Monday, 18 July 2011

The Man Who Played with Samphire

It's been a great few days for our own produce (all my wife's work really) coming, literally, to fruition. The salad leaves are so much more interesting than the often-moribund bags of uniform green stuff you buy in the supermarket. Even the flowers on the bolting rocket are tasty - kind of hot and nutty - a bit like the way I get after too long in the sun. The strawberries are great too, and we had bumper helpings of them last night along with dollops of double cream.

Yesterday was wet and windy but we resolved to defy its grey menace and headed for the shore. We were just out for a stroll, trying to avoid the stir-crazy sensations that often take hold on the numerous rainy summer days here. As we headed towards the salt-flats we remembered that it was a good area for finding Samphire (really Common Glasswort Salicornia Europaea) at around this time of year. I've written about Samphire before (blog entry 'Walking on Samphire') but last time I picked it a little later in the year and it had started to get a bit 'woody'. The time window for picking it at its best must be rather short because it was quite small when we picked it yesterday. Looks like the first week of August might be ideal. We tried to nip of just the top part of the larger growths, leaving the lower part and roots in place to, hopefully, sprout again.

We collected up the salad leaves and strawberries from the garden on our way home from the shore, and also dug up some small garlic bulbs. I made some mojo with the garlic and a slightly-squishy avocado. I spread some of the mojo on a couple of salmon fillets then baked them in foil parcels in the oven for 20 minutes. We ate the salmon along with the blanched, buttered and peppered samphire and the dressed salad leaves to which I had added a few chunks of feta cheese.

I've just opened the window. The sun is now blazing down and has dried up the saturated deck in short order. It's going to be a beautiful day so I intend to get my work done then go out and enjoy it. Better than getting hot and nutty in here.

Thursday, 14 July 2011

Belly Flops

A bright but breezy day. I can hear the cries of oystercatchers from the deck. The tide is half way out and the salt/seaweed smell of Gastrobeach is strong on the breeze.

Yesterday was warm and sunny - so much so that I decided to go for a swim at the end of the working day. I flip-flopped (in the shoe sense) past my wife, who was busy in the burgeoning garden, and headed for the shore. The high tide made the immersion process easier because I was virtually up to waist-depth after simply stepping off the salt-flats and into the water. It was cold but at least shocking-and-breathtaking cold rather than screaming-out-loud cold. I got fairly comfortable swimming in the shallows but then became over-enthusiastic and struggled through a deep stretch.

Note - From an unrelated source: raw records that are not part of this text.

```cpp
template <class S, int K, int D, bool XB = false>
struct Wino8Cfg {
  static constexpr int ES = XB ? 2 : 4;
  static constexpr int AL = 16 / ES;
  static constexpr int NCH = wino_chunks(K);
  static constexpr int NS = kWinoPoints * NCH;
  static constexpr int PAD = D * (K - 1) / 2;
  static constexpr int BNT = 64;
  static constexpr int J = BNT / D;
  static constexpr int TW = 4 * D * J;
  static constexpr int XROWS = BNT + (NCH - 1) * D;
  static constexpr int PLANE = XROWS * S::ROWB;
  static constexpr int TSZ = kWinoPoints * PLANE;
  static constexpr bool RT_ROFF = XB && TW % 8 != 0;
  static constexpr int ROFF = RT_ROFF ? 7 : (AL - PAD % AL) % AL;
  static constexpr int RSPAN = (XROWS - 1) % D + 4 * D * ((XROWS - 1) / D) + 6 * D + ROFF + 1;
  static constexpr int RSPAN4 = (RSPAN + AL - 1) / AL * AL;
  static constexpr int RPITCH = RSPAN4 % (2 * AL) == AL ? RSPAN4 : RSPAN4 + AL;
  static constexpr int RF4 = (16 * RPITCH / AL + 63) / 64 * 64;
  static constexpr int RSZ = RF4 * 16;
  static constexpr int NDMA = RF4 / 64;
  static constexpr int UNITS = XROWS * 4;
  static constexpr int UPW = (UNITS + 7) / 8;
  static constexpr int PITCH = 256;
  static_assert(UPW <= 64 && UNITS <= 256 + 64 && 3 * NCH >= 3, "one transform round per wave; the DMA spreads over 3 steps");
  static_assert(2 * (UNITS - 256) <= 4 * 64, "spread leftover jobs: one per lane of waves 4-7");
  static_assert(TW <= PITCH, "");
  static constexpr int EPI = 4 * 16 * PITCH * 4 > 8 * 8 * 4 * 64 * 4 ? 4 * 16 * PITCH * 4 : 8 * 8 * 4 * 64 * 4;
  static constexpr int TSM = 2 * TSZ > EPI ? 2 * TSZ : EPI;
};

template <class S, int K, int D, bool LRELU, int PL = 0>
__global__ __launch_bounds__(512) void conv1d_wino8_kernel(Conv1dArgs a) {
  constexpr bool XB = (PL & kPlaneXB16) != 0, YB = (PL & kPlaneYB16) != 0;
  using C = Wino8Cfg<S, K, D, XB>;
  constexpr int NP = S::NP;
  constexpr int NCH = C::NCH;
  constexpr bool H3 = S::SCALED;
  static_assert(PL == 0 || !H3, "bf16 planes: the bf16 scheme only");
#ifndef WINO8_PD
#define WINO8_PD 3
#endif
#ifndef WINO8_EARLY_W
#define WINO8_EARLY_W 0
#endif
#ifndef WINO8_PD1
#define WINO8_PD1 4
#endif
#ifndef WINO8_PD11
#define WINO8_PD11 WINO8_PD
#endif
#ifndef WINO8_PD_B1
#define WINO8_PD_B1 3
#endif
#ifndef WINO8_PD1_B1
#define WINO8_PD1_B1 4
#endif
#ifndef WINO8_GAP7
#define WINO8_GAP7 1
#endif
#ifndef WINO8_GAP11
#define WINO8_GAP11 1
#endif
  __shared__ __attribute__((aligned(16))) unsigned char tsm[C::TSM];
  __shared__ __attribute__((aligned(16))) unsigned char rsm[2 * C::RSZ];
  __shared__ float wbias[128];

  const int tid = threadIdx.x;
  const int lane = tid & 63;
  const int wave = __builtin_amdgcn_readfirstlane(tid >> 6);
  const int wm = wave & 3;
  const int grp = wave >> 2;
  const int half = lane >> 5;
  const int l32 = lane & 31;
  const int bx = blockIdx.x, mt = blockIdx.y, b = blockIdx.z;
  const int t0 = bx * C::TW;
  const int Tin = a.Tin;
  const int Cin = a.Cin;
  const int nc = a.n_chunks;
  const int ex = H3 ? amax_exp(a.amax_in, b) + kWinoBtShift : 0;
  const float xscale = H3 ? ldexpf(1.f, -ex) : 1.f;
  const float slope = a.in_slope;
  const char* xb = static_cast<const char*>(plane_at<XB>(a.x, (size_t)b * (a.x_bstride ? a.x_bstride : (int64_t)Cin * Tin)));
  const unsigned chb = (unsigned)Tin * (unsigned)C::ES;

  const int roff = C::RT_ROFF ? (((t0 - C::PAD) % 8) + 8) % 8 : C::ROFF;
  const int ta = t0 - C::PAD - roff;
#ifndef WINO8_ASM_DMA
#define WINO8_ASM_DMA 1
#endif
  auto dma = [&](int c, int rb, int k0 = 0, int k1 = 64) {
    const int c0 = c * 16;
    const rsrc_t rx = make_rsrc(xb + (size_t)c0 * chb, (unsigned)(Cin - c0) * chb);
    for (int i = wm + 4 * k0; i < C::NDMA && i < wm + 4 * k1; i += 4) {
      const int f = i * 64 + lane;
      constexpr int UPR = C::RPITCH / C::AL;
      const int ch = f / UPR, t = ta + C::AL * (f - ch * UPR);
      const unsigned vo = (ch < 16 && t >= 0 && t < Tin) ? (unsigned)ch * chb + (unsigned)t * (unsigned)C::ES : OOB_OFF;
      if (WINO8_ASM_DMA) {
        lds_dma_b128(xb + (size_t)c0 * chb, (unsigned)(Cin - c0) * chb, vo, rsm + rb * C::RSZ + i * 1024);
      } else {
        __builtin_amdgcn_raw_ptr_buffer_load_lds(
            rx, (__attribute__((address_space(3))) void*)(rsm + rb * C::RSZ + i * 1024), 16, (int)vo, 0, 0, 0);
      }
    }
  };

#ifndef WINO8_DENSE
// ... 25 lines not shown
#ifndef WINO8_REMAT11
#define WINO8_REMAT11 1
#endif
  constexpr bool remat = K == 11 ? WINO8_REMAT11 : WINO8_REMAT;
  auto job_unit = [&](int& jrow, int& jq) {
    if (remat && WINO8_DENSE && grp == TG) {
      int ln;
      asm volatile("v_mbcnt_lo_u32_b32 %0, -1, 0\n\tv_mbcnt_hi_u32_b32 %0, -1, %0" : "=v"(ln));
      const int uu = wm * 64 + ln;
      jrow = uu >> 2;
      jq = uu & 3;
    } else {
      jrow = jrow0;
      jq = jq0;
    }
  };
  auto job_load = [&](int rb, int j) {
    if (SPREAD && grp != TG && j >= 2) return;
    if (!uok) return;
    int jrow, jq;
    job_unit(jrow, jq);
    if constexpr (D == 1 && XB) {
      const u32x2_t* raw8 =
          reinterpret_cast<const u32x2_t*>(rsm + rb * C::RSZ) + (4 * jq + piece(j)) * (C::RPITCH / 4) + jrow;
#pragma unroll
      for (int u4 = 0; u4 < NU; ++u4) jraw8[u4] = raw8[u4];
    } else if constexpr (D == 1) {
      const f32x4* raw4 =
          reinterpret_cast<const f32x4*>(rsm + rb * C::RSZ) + (4 * jq + piece(j)) * (C::RPITCH / 4) + jrow;
#pragma unroll
      for (int u4 = 0; u4 < NU; ++u4) jraw4[u4] = raw4[u4];
    } else if constexpr (XB) {
      const int jjj = jrow / D, jrho = jrow - jjj * D;
      const unsigned short* raw = reinterpret_cast<const unsigned short*>(rsm + rb * C::RSZ) +
                                  (4 * jq + piece(j)) * C::RPITCH + jrho + 4 * D * jjj + roff;
#pragma unroll
      for (int k = 0; k < 7; ++k) jraw[k] = bf16_bits_to_f32(raw[D * k]);
    } else {
      const int jjj = jrow / D, jrho = jrow - jjj * D;
      const float* raw = reinterpret_cast<const float*>(rsm + rb * C::RSZ) + (4 * jq + piece(j)) * C::RPITCH +
                         jrho + 4 * D * jjj + C::ROFF;
#pragma unroll
      for (int k = 0; k < 7; ++k) jraw[k] = raw[D * k];
    }
  };
  auto job_finish = [&](int tb, int j) {
    if (SPREAD && grp != TG && j >= 2) return;
    if (!uok) return;
    int jrow, jq;
    job_unit(jrow, jq);
    float v[7], t[7];
#pragma unroll
    for (int k = 0; k < 7; ++k) {
      float x;
      if constexpr (D == 1 && XB) {
        const unsigned w = jraw8[(C::ROFF + k) / 4][((C::ROFF + k) % 4) / 2];
        x = bf16_bits_to_f32((C::ROFF + k) % 2 ? w >> 16 : w & 0xffffu);
      } else {
        x = D == 1 ? jraw4[(C::ROFF + k) / 4][(C::ROFF + k) % 4] : jraw[k];
      }
      if (LRELU) x = lrelu2(x, slope);
      v[k] = H3 ? x * xscale : x;
    }
    wino_bt(v, t);
    if ((j & 1) == 0) {
#pragma unroll
      for (int k = 0; k < 7; ++k) tkeep[k] = t[k];
      return;
    }
    unsigned char* base = tsm + tb * C::TSZ + jrow * S::ROWB + 4 * jq + 16 * (piece(j) >> 1);
#pragma unroll
    for (int p = 0; p < kWinoPoints; ++p) {
      unsigned w[NP];
      split_pair<S>(tkeep[p], t[p], w);
#pragma unroll
      for (int q = 0; q < NP; ++q) *reinterpret_cast<unsigned*>(base + p * C::PLANE + 32 * q) = w[q];
    }
  };

  const int mb = mt * 4 + wm;
  const rsrc_t ra = make_rsrc(a.w + ((size_t)mb * nc * C::NS) * (NP * 256), 0xFFFFFFFFu);
  const unsigned avoff = (unsigned)lane * 16u;

#ifndef WINO8_NOXCH
#define WINO8_NOXCH 0
#endif
  constexpr bool NX = WINO8_NOXCH != 0;
  constexpr int NA = NX ? 7 : 4, NB = NX ? 1 : 2;
  f32x16 acc[NA][NB];
#pragma unroll
  for (int p = 0; p < NA; ++p)
#pragma unroll
    for (int n = 0; n < NB; ++n) acc[p][n] = f32x16{};
  WSTAMP(0);

  float bpre = 0.f;
  if (tid < 128) {
    const int co = mt * 128 + tid;
    if (co < a.Cout) {
      bpre = a.bias[co];
      const float cv = a.cvec ? a.cvec[(size_t)b * (a.cvec_bstride ? a.cvec_bstride : (int64_t)a.Cout) + co] : 0.f;
      bpre = bpre + cv;
    }
  }
  if (grp == 1) {
    dma(0, 0);
    if (nc > 1) dma(1, 1);
  }
  auto prologue = [&](auto wl_tag) {
    constexpr int WL = decltype(wl_tag)::value;
    if (grp == 1) {
      if (nc > 1) asm volatile("s_waitcnt vmcnt(%0)" ::"n"(C::NDMA / 4 + WL) : "memory");
      else asm volatile("s_waitcnt vmcnt(%0)" ::"n"(WL) : "memory");
    }
    WSTAMP(1);
    if (tid < 128) wbias[tid] = bpre;
    lds_sync();
#pragma unroll
    for (int j = 0; j < 4; ++j) {
      job_load(0, j);
      job_finish(0, j);
    }
    if (grp == 1) asm volatile("s_waitcnt vmcnt(0)" ::: "memory");
    lds_sync();
    WSTAMP(2);
  };
  if (!WINO8_EARLY_W) prologue(std::integral_constant<int, 0>{});

  auto run = [&](auto npg_tag, auto p0_tag, auto g1_tag) {
    constexpr int NPG = decltype(npg_tag)::value;
    constexpr int P0 = decltype(p0_tag)::value;
    constexpr bool G1 = decltype(g1_tag)::value;
    constexpr int NV = NPG * NCH;
    constexpr int PD = NP == 1 ? (G1 ? WINO8_PD1_B1 : WINO8_PD_B1)
                               : (G1 ? WINO8_PD1 : (K == 11 ? WINO8_PD11 : WINO8_PD));
    constexpr int GAP0 = K == 11 ? WINO8_GAP11 : WINO8_GAP7;
    constexpr int GAP = GAP0 < NV / 4 ? GAP0 : NV / 4;
    auto aoff = [&](int ck, int v) {
      const int ck2 = ck + v / NV, v2 = v % NV;
      return ck2 < nc ? (unsigned)((ck2 * C::NS + (v2 / NPG) * 7 + P0 + v2 % NPG) * NP) * 1024u : 0u;
    };
    f32x4 ar[PD + 1][NP], bcur[NB][NP], bnext[NB][NP];
#pragma unroll
    for (int v = 0; v < PD; ++v)
#pragma unroll
      for (int q = 0; q < NP; ++q) ar[v][q] = bload4(ra, avoff, aoff(0, v) + (unsigned)q * 1024u);
    if (WINO8_EARLY_W) prologue(std::integral_constant<int, PD * NP>{});
    auto read_b = [&](const unsigned char* tl, int v, f32x4 (*dst)[NP]) {
      const int p = P0 + v % NPG, c = v / NPG;
#pragma unroll
      for (int n = 0; n < NB; ++n) {
        const unsigned char* ptr = tl + p * C::PLANE + ((NX ? grp : n) * 32 + l32 + c * D) * S::ROWB + 16 * half;
#pragma unroll
        for (int q = 0; q < NP; ++q) dst[n][q] = *reinterpret_cast<const f32x4*>(ptr + 32 * q);
      }
    };
    for (int ck = 0; ck < nc; ++ck) {
      const int tb = ck & 1;
      const unsigned char* tl = tsm + tb * C::TSZ;
      const bool more = ck + 1 < nc;
      read_b(tl, 0, bcur);
      if (ck < 8) WSTAMP(3 + 2 * ck);
#pragma unroll
      for (int v = 0; v < NV; ++v) {
#pragma unroll
        for (int q = 0; q < NP; ++q)
          ar[PD][q] = (WINO_ABLATE & 4) ? ar[0][q]
                                        : bload4(ra, avoff, ((WINO_ABLATE & 64) ? 0u : aoff(ck, v + PD)) + (unsigned)q * 1024u);
        if (v + 1 < NV) read_b(tl, v + 1, bnext);
        if ((WINO_ABLATE & 32) == 0 && G1 && ck + 2 < nc && v < 3) dma(ck + 2, tb, 2 * v, v == 2 ? 64 : 2 * v + 2);
        __builtin_amdgcn_sched_barrier(0);
        const int p = v % NPG;
#pragma unroll
        for (int e = 0; e < S::NPROD; ++e)
#pragma unroll
          for (int n = 0; n < NB; ++n) {
            if (WINO_ABLATE & 8) acc[p][n][e] += ar[0][S::PA[e]][0] * bcur[n][S::PB[e]][0];
            else acc[p][n] = S::mfma(ar[0][S::PA[e]], bcur[n][S::PB[e]], acc[p][n]);
          }
#pragma unroll
        for (int pp = 0; pp < PD; ++pp)
#pragma unroll
          for (int q = 0; q < NP; ++q) ar[pp][q] = ar[pp + 1][q];
        if (v + 1 < NV) {
#pragma unroll
          for (int n = 0; n < NB; ++n)
#pragma unroll
            for (int q = 0; q < NP; ++q) bcur[n][q] = bnext[n][q];
        }
#pragma unroll
        for (int j = 0; j < 4; ++j) {
          const int vj = (j * NV) / 4;
          if ((WINO_ABLATE & 2) == 0 && more) {
            if (GAP > 0 && vj + GAP < NV && v == vj + GAP) job_finish(tb ^ 1, j);
            if (v == vj) {
              job_load(tb ^ 1, j);
              if (GAP == 0 || vj + GAP >= NV) job_finish(tb ^ 1, j);
            }
          }
        }
      }
      constexpr int NAFTER = (PD < NV - 3 ? PD : NV - 3) * NP;
      if (G1) asm volatile("s_waitcnt vmcnt(%0)" ::"n"(NAFTER) : "memory");
      if (ck < 8) WSTAMP(4 + 2 * ck);
      lds_sync();
    }
  };
#ifndef WINO8_PRIO
#define WINO8_PRIO 0
#endif
  if (WINO8_PRIO == 1 && grp == 1) __builtin_amdgcn_s_setprio(1);
  if (WINO8_PRIO == 2 && grp == 0) __builtin_amdgcn_s_setprio(1);
  if constexpr (NX) {
    if (grp == 0) run(std::integral_constant<int, 7>{}, std::integral_constant<int, 0>{}, std::false_type{});
    else run(std::integral_constant<int, 7>{}, std::integral_constant<int, 0>{}, std::true_type{});
  } else {
    if (grp == 0) run(std::integral_constant<int, 4>{}, std::integral_constant<int, 0>{}, std::false_type{});
    else run(std::integral_constant<int, 3>{}, std::integral_constant<int, 4>{}, std::true_type{});
  }

#ifndef WINO8_EPI_PF
#define WINO8_EPI_PF 0
#endif
  if constexpr (WINO8_EPI_PF && D == 1) {
    if (a.res || a.zmode >= 2) {
      constexpr unsigned YES = PlaneT<YB>::ES;
      constexpr int LPR = C::TW * (int)YES / 128;
      const unsigned plane = (unsigned)a.Cout * (unsigned)a.Tout * YES;
      const size_t item = (size_t)b * (a.o_bstride ? a.o_bstride : (int64_t)a.Cout * a.Tout);
      const void* pres = a.res ? plane_at<YB>(a.res, item) : nullptr;
      const void* pz = a.zmode >= 2 ? plane_at<YB>(a.z, item) : nullptr;
#pragma unroll
      for (int i = 0; i < (128 * LPR + 511) / 512; ++i) {
        const int l = tid + 512 * i;
        const int co = mt * 128 + l / LPR, ln = l % LPR;
        const int t = t0 + ln * (128 / (int)YES);
        const unsigned vo = (l < 128 * LPR && co < a.Cout && t < a.Tout) ? ((unsigned)co * (unsigned)a.Tout + (unsigned)t) * YES : OOB_OFF;
        if (pres) l2_touch_dma(pres, plane, vo, rsm);
        if (pz) l2_touch_dma(pz, plane, vo, rsm + 256);
      }
    }
  }

  if (WINO_ABLATE & 16) {
    float sum = 0.f;
#pragma unroll
    for (int p = 0; p < NA; ++p)
#pragma unroll
      for (int n = 0; n < NB; ++n)
#pragma unroll
        for (int r = 0; r < 16; ++r) sum += acc[p][n][r];
    if (sum == 1234.5f) a.y[threadIdx.x] = sum;
    return;
  }
  const float sc = H3 ? ldexpf(1.f, ex + a.w_exp) : 1.f;
  const int nk = grp;
  float y[4][16];
  if constexpr (NX) {
#pragma unroll
    for (int r = 0; r < 16; ++r) {
      const float m0 = acc[0][0][r], m1 = acc[1][0][r], m2 = acc[2][0][r], m3 = acc[3][0][r];
      const float m4 = acc[4][0][r], m5 = acc[5][0][r], m6 = acc[6][0][r];
      const float s12 = m1 + m2, d12 = m1 - m2;
      y[0][r] = ((m0 + s12) + m3) + (m4 + m5);
      y[1][r] = fmaf(2.f, m3, d12) + fmaf(-2.f, m4, 0.5f * m5);
      y[2][r] = fmaf(4.f, m3, s12) + fmaf(4.f, m4, 0.25f * m5);
      y[3][r] = fmaf(8.f, m3, d12) + (fmaf(-8.f, m4, 0.125f * m5) + m6);
    }
    WSTAMP(20);
  } else {
  float yp[2][4][16];
#pragma unroll
  for (int n = 0; n < 2; ++n)
#pragma unroll
    for (int r = 0; r < 16; ++r) {
      if (grp == 0) {
        const float m0 = acc[0][n][r], m1 = acc[1][n][r], m2 = acc[2][n][r], m3 = acc[3][n][r];
        const float s12 = m1 + m2, d12 = m1 - m2;
        yp[n][0][r] = (m0 + s12) + m3;
        yp[n][1][r] = fmaf(2.f, m3, d12);
        yp[n][2][r] = fmaf(4.f, m3, s12);
        yp[n][3][r] = fmaf(8.f, m3, d12);
      } else {
        const float m4 = acc[0][n][r], m5 = acc[1][n][r], m6 = acc[2][n][r];
        yp[n][0][r] = m4 + m5;
        yp[n][1][r] = fmaf(-2.f, m4, 0.5f * m5);
        yp[n][2][r] = fmaf(4.f, m4, 0.25f * m5);
        yp[n][3][r] = fmaf(-8.f, m4, 0.125f * m5) + m6;
      }
    }
  WSTAMP(20);
  f32x4* xch = reinterpret_cast<f32x4*>(tsm);
  lds_sync();
#pragma unroll
  for (int h = 0; h < 2; ++h) {
#pragma unroll
    for (int r = 0; r < 8; ++r) {
      f32x4 v;
#pragma unroll
      for (int i = 0; i < 4; ++i) v[i] = grp == 0 ? yp[1][i][8 * h + r] : yp[0][i][8 * h + r];
      xch[((wm * 2 + grp) * 8 + r) * 64 + lane] = v;
    }
    lds_sync();
#pragma unroll
    for (int r = 0; r < 8; ++r) {
      const f32x4 other = xch[((wm * 2 + (1 - grp)) * 8 + r) * 64 + lane];
#pragma unroll
      for (int i = 0; i < 4; ++i) y[i][8 * h + r] = (grp == 0 ? yp[0][i][8 * h + r] : yp[1][i][8 * h + r]) + other[i];
    }
    lds_sync();
  }
  }

  WSTAMP(21);
  const int zm = a.zmode <= 1 ? 0 : a.zmode;
  const int cobase = mt * 128 + wm * 32;
  auto finish = [&](auto res_tag, auto zm_tag) {
    constexpr bool RES = decltype(res_tag)::value;
    constexpr int ZM = decltype(zm_tag)::value;
    const int Cout = a.Cout;
    const int Tout = a.Tout;
    constexpr unsigned YES = PlaneT<YB>::ES;
    const unsigned plane = (unsigned)Cout * (unsigned)Tout * YES;
    const size_t item = (size_t)b * (a.o_bstride ? a.o_bstride : (int64_t)Cout * Tout);
    const rsrc_t rres = make_rsrc(RES ? plane_at<YB>(a.res, item) : a.bias, RES ? plane : 0u);
    const rsrc_t rz = make_rsrc(ZM >= 2 ? plane_at<YB>(a.z, item) : a.bias, ZM >= 2 ? plane : 0u);
    const rsrc_t rout = make_rsrc(plane_at<YB>(a.zmode == 0 ? a.y : a.z, item), plane);
    const float oslope = a.out_slope;
    const float zdiv = a.zdiv;
    float vmax = 0.f;
    if constexpr (D == 1) {
      const int t = t0 + 4 * (nk * 32 + l32);
      const int nvalid = Tout - t < 4 ? (Tout - t > 0 ? Tout - t : 0) : 4;
      const bool full = nvalid == 4 && (Tout & 3) == 0;
      constexpr int GR = (RES && ZM >= 2) ? 8 : 16;
#pragma unroll
      for (int r0 = 0; r0 < 16; r0 += GR) {
        float bias[GR];
        unsigned voff[GR];
        WinoIn gin[GR];
#pragma unroll
        for (int k = 0; k < GR; ++k) {
          const int r = r0 + k;
          const unsigned co = (unsigned)(cobase + (r & 3) + 8 * (r >> 2) + 4 * half);
          bias[k] = wbias[co - (unsigned)(mt * 128)];
          voff[k] = nvalid > 0 ? (co * (unsigned)Tout + (unsigned)t) * YES : OOB_OFF;
          gin[k] = wino_gather<RES, ZM, YB>(rres, rz, voff[k], full, nvalid);
        }
#pragma unroll
        for (int k = 0; k < GR; ++k) {
          const int r = r0 + k;
          const f32x4 yv = {y[0][r], y[1][r], y[2][r], y[3][r]};
          const f32x4 v = wino_apply<RES, ZM, H3>(yv, bias[k], oslope, zdiv, gin[k], nvalid, vmax, sc);
          wino_store<YB>(rout, v, voff[k], full, nvalid);
        }
      }
    } else {
      float* tile = reinterpret_cast<float*>(tsm) + wm * (16 * C::PITCH);
      const int nn = nk * 32 + l32;
      const int jj = nn / D, rho = nn - (nn / D) * D;
      const int tl = 4 * lane;
      const int t = t0 + tl;
      const int lim = (C::TW < Tout - t0 ? C::TW : Tout - t0) - tl;
      const int nvalid = lim < 4 ? (lim > 0 ? lim : 0) : 4;
      const bool full = nvalid == 4 && (Tout & 3) == 0;
#pragma unroll
      for (int ps = 0; ps < 2; ++ps) {
        if (jj < C::J) {
#pragma unroll
          for (int r = 8 * ps; r < 8 * ps + 8; ++r) {
            const int rl = (r & 3) + 8 * ((r >> 2) - 2 * ps) + 4 * half;
#pragma unroll
            for (int i = 0; i < 4; ++i) tile[rl * C::PITCH + rho + D * (4 * jj + i)] = y[i][r];
          }
        }
        lds_sync();
        float bias[8];
        unsigned voff[8];
        WinoIn gin[8];
#pragma unroll
        for (int rr = 0; rr < 8; ++rr) {
          const int co = cobase + 16 * ps + grp * 8 + rr;
          bias[rr] = wbias[co - mt * 128];
          voff[rr] = nvalid > 0 ? ((unsigned)co * (unsigned)Tout + (unsigned)t) * YES : OOB_OFF;
          gin[rr] = wino_gather<RES, ZM, YB>(rres, rz, voff[rr], full, nvalid);
        }
#pragma unroll
        for (int rr = 0; rr < 8; ++rr) {
          const f32x4 yv = *reinterpret_cast<const f32x4*>(tile + (grp * 8 + rr) * C::PITCH + tl);
          const f32x4 v = wino_apply<RES, ZM, H3>(yv, bias[rr], oslope, zdiv, gin[rr], nvalid, vmax, sc);
          wino_store<YB>(rout, v, voff[rr], full, nvalid);
        }
        lds_sync();
      }
// ... 76 lines not shown
```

I was left feeling exhausted and a little queasy. I think I need to build up more slowly.

We've been away for the past couple of weeks; first in Fort William then over east in Auchmithie again. We went to Brown's Restaurant in Fort William for an anniversary celebration meal. The food was impressive, if a little on the pricey side. 'Pan seared king scallops set on crisp pork belly served with a caramelized apple and maple syrup puree' was my weapon of choice. The pork belly was deliciously crisp and the scallops were cooked to perfection. They had left the orange roe (sometimes called the 'coral') on the scallops, which always gets the vote from me. I have no idea why some restaurants remove this - perhaps sloppy preparation technique or maybe just plain ignorance. The apple worked well in the puree but the maple syrup was, for my taste, too sweet. I don't want my 'surf and turf' to taste like dessert.

We were too busy with noisy party celebrations in Auchmithie to get round to the seafood. All too often we seem to drive through Arbroath and forget to pick up any Smokies. Fortunately, though, it's quite easy to get them by mail-order these days. Someone did bring some delicious poached salmon along to the party. But cakes and desserts were the order of the evening. I don't know if there is some east-coast ordnance about it being dishonourable to arrive at a party without a tray groaning with cream-laden cakes and pastries, but it certainly felt that way.

Back here the salad leaves are growing well and I'm looking forward to simple summer dishes involving big chunks of protein accompanied by hot and tangy, dressing-slathered foliage.